In A–D, rat primary cortical neurons were transduced with CPE-ΔN or LacZ vectors and subsequently challenged with or without glutamate for 24 h. A. Top panel: Western blot analysis of p-AKT protein in cortical neurons. Actin was also analyzed and served as an internal control for protein load. Bottom panel: Bar graphs showing the quantification of p-AKT normalized to t-AKT and expressed as a % compared to vehicle treated control cells. Note that CPE-ΔN significantly increased the level of p-AKT after the glutamate treatment in primary cultured cortical neurons. At least three independent experiments were done. Data shown represent all the experiments combined. B. Bar graphs showing WST activity, indicative of cell viability, of cortical neurons treated with and without glutamate in the continued presence or absence AKT inhibitor, LY294002. Note the neuroprotective effect of CPE-ΔN was completely blocked by LY294002, suggesting the AKT signaling pathway is involved in the neuroprotective effect of CPE-ΔN in primary cortical neurons.

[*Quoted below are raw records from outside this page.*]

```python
def audit(path):
    txt = open(path).read().splitlines()
    problems = []
    kernel, in_asm = None, False
    agpr = re.compile(r"(?<![\w.])a\[?\d+")
    for ln, line in enumerate(txt, 1):
        m = re.match(r"^(_ZN\S*gemm_(?:[nt][nt]a|f8a|tn8)_kernel\S*):", line)
        if m:
            kernel = m.group(1)
            in_asm = False
            continue
        if line.startswith(".Lfunc_end") or line.strip().startswith(".end_amdhsa_kernel"):
            kernel = None
        if kernel is None:
            continue
        s = line.strip()
        if s.startswith(";;#ASMSTART"):
            in_asm = True
            continue
        if s.startswith(";;#ASMEND"):
            in_asm = False
            continue
        if in_asm or not s or s.startswith(";") or s.startswith("."):
            continue
        code = s.split(";")[0]
        if "scratch_" in code or "s_scratch" in code:
            problems.append(f"{path}:{ln}: scratch access in {kernel}: {code}")
        if agpr.search(code) and not code.startswith("v_accvgpr_read_b32") :
            problems.append(f"{path}:{ln}: compiler-generated AGPR use in {kernel}: {code}")
        if code.startswith("v_accvgpr_write"):
            problems.append(f"{path}:{ln}: compiler-generated v_accvgpr_write in {kernel}: {code}")
    problems += store_data_races(path, txt, r"^(_ZN\S*gemm_(?:[nt][nt]a|f8a|tn8)_kernel\S*):")
    problems += epilogue_store_counts(path, txt)
    meta = "\n".join(txt)
    for m in re.finditer(r"\.name:\s+(\S*gemm_(?:[nt][nt]a|f8a|tn8)_kernel\S*)\n(.*?)\.wavefront_size", meta, re.S):
        name, body = m.group(1), m.group(2)
        for key in ("private_segment_fixed_size", "vgpr_spill_count"):
            v = re.search(rf"\.{key}:\s+(\d+)", body)
            if v and int(v.group(1)) != 0:
                problems.append(f"{name}: .{key} = {v.group(1)} (must be 0)")
        v = re.search(r"\.vgpr_count:\s+(\d+)", body)
        if v and int(v.group(1)) != 512:
            problems.append(f"{name}: .vgpr_count = {v.group(1)} (expected 512)")
    return problems


if __name__ == "__main__":
    if not os.path.isfile(sys.argv[1]):
        print(f"isa_audit: assembly file {sys.argv[1]} not found (hipcc -save-temps naming changed?)")
        sys.exit(2)
    bad = audit(sys.argv[1])
    for b in bad[:40]:
        print(b)
    print(f"isa_audit: {len(bad)} finding(s)")
    sys.exit(1 if bad else 0)
```

Measured before the change: 2457.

Two independent experiments were done. Data shown represent one experiment. C. Top panel: Western blot analysis of p-ERK in primary cortical neurons. Actin was also analyzed and served as an internal control for protein load; bottom panel: Bar graphs showing the quantification of p-ERK normalized to t-ERK and expressed as a % compared to vehicle treated control cells. Note that CPE-ΔN significantly inhibited the glutamate-induced decrease in p-ERK in primary cortical neurons. At least three independent experiments were done. Data shown represent all the experiments combined. D. Bar graphs showing WST activity, indicative of cell viability of cortical neurons treated with and without glutamate in the continued presence or absence of the ERK inhibitor, U0126. Note the neuroprotective effect of CPE-ΔN was partially blocked by U0126 suggesting the involvement of ERK signaling pathway in the cortical neurons. Two independent experiments were done. Data shown represent one experiment. n = 4/group (A); 5/group (B); 4/group (C); 5/group (D). Values are mean ± SEM, one-way ANOVA followed by Tukey test, *p<0.05.